Your instructions
Each line that contains the word "kWide" counts once; give the total for the records below and nothing else.

Records from a collection
= = = = = = =

# michaelosthege/pytensor-federated

Measured on NVIDIA H100. Metric: logp+grad evals/sec for 8-shard federated GLM, higher is better.
Workload: dtype bf16; 1 GPU; model=federated logistic GLM (logp + gradient), chains_per_eval=1, features=256, global_batch=80000000, seq_len=256, l2_policy=inputs (>= 2.5 GB per GPU) are larger than the 50 MB L2; no flush needed, parallelism=shard-parallel x1 (8 shards/GPU), kernel=auto, backend=fused, comm=local, hbm_bytes_per_eval_per_gpu=31200395264

## Files before the change

### pytensor_federated_b200/csrc/fed_comm.cuh

```cuda
#pragma once
#include <cstdint>
#include <cuda_runtime.h>

#define B200FED_MAX_WORLD 8

#define B200FED_STATUS_SHIFT 56
#define B200FED_EPOCH_MASK 0x00FFFFFFFFFFFFFFull
#define B200FED_ERR_THETA_TIMEOUT 1ull
#define B200FED_ERR_PEER_TIMEOUT 2ull
#define B200FED_ERR_PIPELINE 4ull
#define B200FED_STOP_EPOCH 0x00FFFFFFFFFFFFFFull

struct FedComm {
    int rank;
    int world;
    int n_theta;
    int n_vals;
    unsigned long long epoch;
    unsigned long long timeout_ns;

    const float* theta_src;
    float* peer_theta[B200FED_MAX_WORLD];
    unsigned long long* peer_flag[B200FED_MAX_WORLD];
    float* mc_theta;
// ... 215 lines not shown
        return rl;
    }
    if (c.rank == 0 && blockIdx.x == 0) {
        for (int i = threadIdx.x; i < c.n_theta; i += blockDim.x) {
            float v = c.theta_src[i];
            if (c.mc_theta) {
                multimem_st_f32(c.mc_theta + i, v);
            } else {
                for (int p = 0; p < c.world; ++p) c.peer_theta[p][i] = v;
            }
        }
        __threadfence_system();
        __syncthreads();
        if (threadIdx.x == 0 && c.trace) c.trace[(epoch & 255) * 4 + 0] = globaltimer();
        if (c.mc_flag) {
            if (threadIdx.x == 0) multimem_st_release_u64(c.mc_flag, epoch);
        } else if (threadIdx.x < c.world) {
            st_release_sys(c.peer_flag[threadIdx.x], epoch);
        }
    }
    if (threadIdx.x == 0) {
        unsigned long long seen = 0;
        s_ok = wait_epoch(c.flag_local, epoch, c.timeout_ns, &seen) ? 1 : 0;
        s_seen = seen;
    }
    __syncthreads();
    Prologue r;
    r.epoch = epoch;
    r.timed_out = (s_ok == 0);
    r.stop = ((s_seen & B200FED_EPOCH_MASK) == B200FED_STOP_EPOCH);
    if (!r.timed_out && !r.stop) {
        for (int i = threadIdx.x; i < c.n_theta; i += blockDim.x) theta_smem[i] = ld_cg_f32(c.theta_local + i);
    }
    __syncthreads();
    if (threadIdx.x == 0) stamp(c, 1);
    return r;
}

__device__ __forceinline__ void dd_add(double& hi, double& lo, double xh, double xl) {
    const double s = hi + xh;
    const double bb = s - hi;
    const double err = (hi - (s - bb)) + (xh - bb);
    hi = s;
    lo += err + xl;
}
__device__ __forceinline__ double2 ld_cg_f64x2(const double* p) {
    double2 v;
    asm volatile("ld.global.cg.v2.f64 {%0, %1}, [%2];" : "=d"(v.x), "=d"(v.y) : "l"(p) : "memory");
    return v;
}

constexpr unsigned int kReduceGroup = 16;

template <bool DD>
__device__ __forceinline__ void sum_rows(const double* rows, size_t stride, int v, unsigned int first, unsigned int count,
                                         double& hi, double& lo) {
    constexpr unsigned int kWide = DD ? 16 : 37;
    hi = 0.0;
    lo = 0.0;
    for (unsigned int b = 0; b < count; b += kWide) {
        if constexpr (DD) {
            double2 t[kWide];
#pragma unroll
            for (unsigned int j = 0; j < kWide; ++j)
                t[j] = (b + j < count) ? ld_cg_f64x2(rows + (size_t)(first + b + j) * stride + 2 * (size_t)v) : make_double2(0.0, 0.0);
#pragma unroll
            for (unsigned int j = 0; j < kWide; ++j) dd_add(hi, lo, t[j].x, t[j].y);
        } else {
            double t[kWide];
#pragma unroll
            for (unsigned int j = 0; j < kWide; ++j)
                t[j] = (b + j < count) ? ld_cg_f64(rows + (size_t)(first + b + j) * stride + v) : 0.0;
#pragma unroll
            for (unsigned int j = 0; j < kWide; ++j) hi += t[j];
        }
    }
}

template <bool DD>
__device__ __forceinline__ bool epilogue_t(const FedComm& c, const Prologue& pro, unsigned long long status_in,
                                           size_t row_stride, double* group_buf) {
    __shared__ int s_last;
    __shared__ unsigned long long s_status;
    const int nv = c.n_vals;
    if (c.world == 1 && gridDim.x == 1) {
        __syncthreads();
        if (pro.timed_out || pro.stop) {
            if (threadIdx.x == 0) {
                if (pro.timed_out && !pro.stop && c.spec_theta && c.idle_ticks) {
                    volatile unsigned long long* ticks = c.idle_ticks;
                    *ticks = *ticks + 1ull;
                } else if (c.host_flag) {
                    __threadfence_system();
                    st_release_sys(c.host_flag, (pro.stop ? B200FED_STOP_EPOCH : pro.epoch) |
                                                    ((pro.stop ? 0ull : B200FED_ERR_THETA_TIMEOUT) << B200FED_STATUS_SHIFT));
                }
            }
            return true;
        }
        auto value = [&](int v) { return DD ? c.cta_partials[2 * v] + c.cta_partials[2 * v + 1] : c.cta_partials[v]; };
        if (c.ll_mode) {
            for (int v = threadIdx.x; v < nv; v += blockDim.x) ll_store_f64(c.ll_host_result + 2 * v, value(v), pro.epoch);
            if (threadIdx.x == 0) {
                if (c.trace) {
                    c.trace[(pro.epoch & 255) * 4 + 1] = globaltimer();
                    c.trace[(pro.epoch & 255) * 4 + 2] = globaltimer();
                }
                if (c.epoch_counter) *c.epoch_counter = pro.epoch;
                if (c.done_flag) *reinterpret_cast<volatile unsigned long long*>(c.done_flag) = pro.epoch;
                stamp(c, 7);
            }
            return true;
        }
        for (int v = threadIdx.x; v < nv; v += blockDim.x) c.host_result[v] = value(v);
        __threadfence_system();
        __syncthreads();
        if (threadIdx.x == 0) {
            if (c.trace) {
                c.trace[(pro.epoch & 255) * 4 + 1] = globaltimer();
                c.trace[(pro.epoch & 255) * 4 + 2] = globaltimer();
            }
            st_release_sys(c.host_flag, pro.epoch | (status_in << B200FED_STATUS_SHIFT));
            if (c.epoch_counter) *c.epoch_counter = pro.epoch;
            if (c.done_flag) *reinterpret_cast<volatile unsigned long long*>(c.done_flag) = pro.epoch;
            stamp(c, 7);
        }
        return true;
    }
    const bool computed = !(pro.stop || pro.timed_out);
    const unsigned int n_groups = (gridDim.x + kReduceGroup - 1) / kReduceGroup;
    const unsigned int grp = blockIdx.x / kReduceGroup;
    const unsigned int grp_first = grp * kReduceGroup;
    const unsigned int grp_size = min(kReduceGroup, gridDim.x - grp_first);
    constexpr int kW = DD ? 2 : 1;

    const unsigned long long status_cta = status_in | ((pro.timed_out && !pro.stop) ? B200FED_ERR_THETA_TIMEOUT : 0ull);
    if (threadIdx.x == 0 && status_cta) atomicOr(c.ticket + 255, (unsigned int)status_cta);
    __threadfence();
    __syncthreads();
    if (threadIdx.x == 0) {
        const unsigned int t = atomicAdd(c.ticket + 1 + grp, 1u);
        s_last = (t == grp_size - 1) ? 1 : 0;
        if (s_last) c.ticket[1 + grp] = 0;
        s_status = status_in;
    }
    __syncthreads();
    if (!s_last) {
        if (threadIdx.x == 0) stamp(c, 7);
        return false;
    }
    __threadfence();
    if (computed) {
        for (int v = threadIdx.x; v < nv; v += blockDim.x) {
            double hi, lo;
            sum_rows<DD>(c.cta_partials, row_stride, v, grp_first, grp_size, hi, lo);
            group_buf[((size_t)grp * nv + v) * kW] = hi;
            if constexpr (DD) group_buf[((size_t)grp * nv + v) * kW + 1] = lo;
        }
    }
    __threadfence();
    __syncthreads();
    if (threadIdx.x == 0) {
        const unsigned int t = atomicAdd(c.ticket, 1u);
        s_last = (t == n_groups - 1) ? 1 : 0;
    }
    __syncthreads();
    if (!s_last) {
        if (threadIdx.x == 0) stamp(c, 7);
        return false;
    }
    __threadfence();
    const unsigned long long epoch = pro.epoch;
    if (threadIdx.x == 0) {
        s_status |= (unsigned long long)atomicExch(c.ticket + 255, 0u);
    }
    __syncthreads();
    const bool any_timed_out = (s_status & B200FED_ERR_THETA_TIMEOUT) != 0ull;

    if (!computed || any_timed_out) {
        if (threadIdx.x == 0) {
            const bool timed_out = pro.timed_out || any_timed_out;
            const bool idle = timed_out && !pro.stop && (c.rank != 0 || c.spec_theta != nullptr);
            if (idle && c.rank == 0) *c.spec_abort = 0ull;
            const unsigned long long done_epoch = idle ? epoch - 1ull : epoch;
            *c.ticket = 0;
            if (c.epoch_counter) *c.epoch_counter = done_epoch;
            unsigned long long st = (timed_out && !idle) ? B200FED_ERR_THETA_TIMEOUT : 0ull;
            unsigned long long word = (pro.stop ? B200FED_STOP_EPOCH : done_epoch) | (st << B200FED_STATUS_SHIFT);
            if (idle && c.idle_ticks) {
                volatile unsigned long long* ticks = c.idle_ticks;
                *ticks = *ticks + 1ull;
            }
            if (c.done_flag) { *reinterpret_cast<volatile unsigned long long*>(c.done_flag) = word; }
            if (c.rank == 0 && c.host_flag) {
                __threadfence_system();
                st_release_sys(c.host_flag, word);
            }
        }
        return true;
    }
    auto node_value = [&](int v) {
        double hi, lo;
        sum_rows<DD>(group_buf, (size_t)nv * kW, v, 0u, n_groups, hi, lo);
        return hi + lo;
    };

    if (c.ll_mode) {
        unsigned long long* my_slot_ll = c.ll_root_slots + (size_t)c.rank * nv * 2;
        for (int v = threadIdx.x; v < nv; v += blockDim.x) {
            const double s = node_value(v);
            if (c.rank != 0) {
                ll_store_f64(my_slot_ll + 2 * v, s, epoch);
            } else {
                double total = s;
                bool ok = true;
                for (int p = 1; p < c.world && ok; ++p) {
                    unsigned int lo = 0, hi = 0;
                    const unsigned long long* src = c.ll_root_slots + ((size_t)p * nv + v) * 2;
                    ok = ll_wait_word(src, epoch, c.timeout_ns, nullptr, &lo) == 0 &&
                         ll_wait_word(src + 1, epoch, c.timeout_ns, nullptr, &hi) == 0;
                    total += __longlong_as_double((long long)(((unsigned long long)hi << 32) | lo));
                }
                if (ok) ll_store_f64(c.ll_host_result + 2 * v, total, epoch);
                else atomicOr(&s_status, B200FED_ERR_PEER_TIMEOUT);
            }
        }
        __syncthreads();
        if (threadIdx.x == 0) {
            if (c.trace) {
                c.trace[(epoch & 255) * 4 + 1] = globaltimer();
                if (c.rank == 0) c.trace[(epoch & 255) * 4 + 2] = globaltimer();
            }
            if (c.rank == 0 && s_status) {
                __threadfence_system();
                st_release_sys(c.host_flag, epoch | (s_status << B200FED_STATUS_SHIFT));
            }
            *c.ticket = 0;
            if (c.epoch_counter) *c.epoch_counter = epoch;
            if (c.done_flag) *reinterpret_cast<volatile unsigned long long*>(c.done_flag) = epoch | (s_status << B200FED_STATUS_SHIFT);
            stamp(c, 7);
        }
        return true;
    }

    if (c.rank != 0) {
        double* my_slot = c.root_slots + (size_t)c.rank * nv;
        for (int v = threadIdx.x; v < nv; v += blockDim.x) my_slot[v] = node_value(v);
        __threadfence_system();
        __syncthreads();
        if (threadIdx.x == 0) {
            if (c.trace) c.trace[(epoch & 255) * 4 + 1] = globaltimer();
            st_release_sys(c.root_slot_flags + c.rank, epoch);
        }
    } else {
        if (threadIdx.x == 0 && c.trace) c.trace[(epoch & 255) * 4 + 1] = globaltimer();
        constexpr int kOwn = 4;
// ... 72 lines not shown
```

= = = = = = =

Answer to the problem
8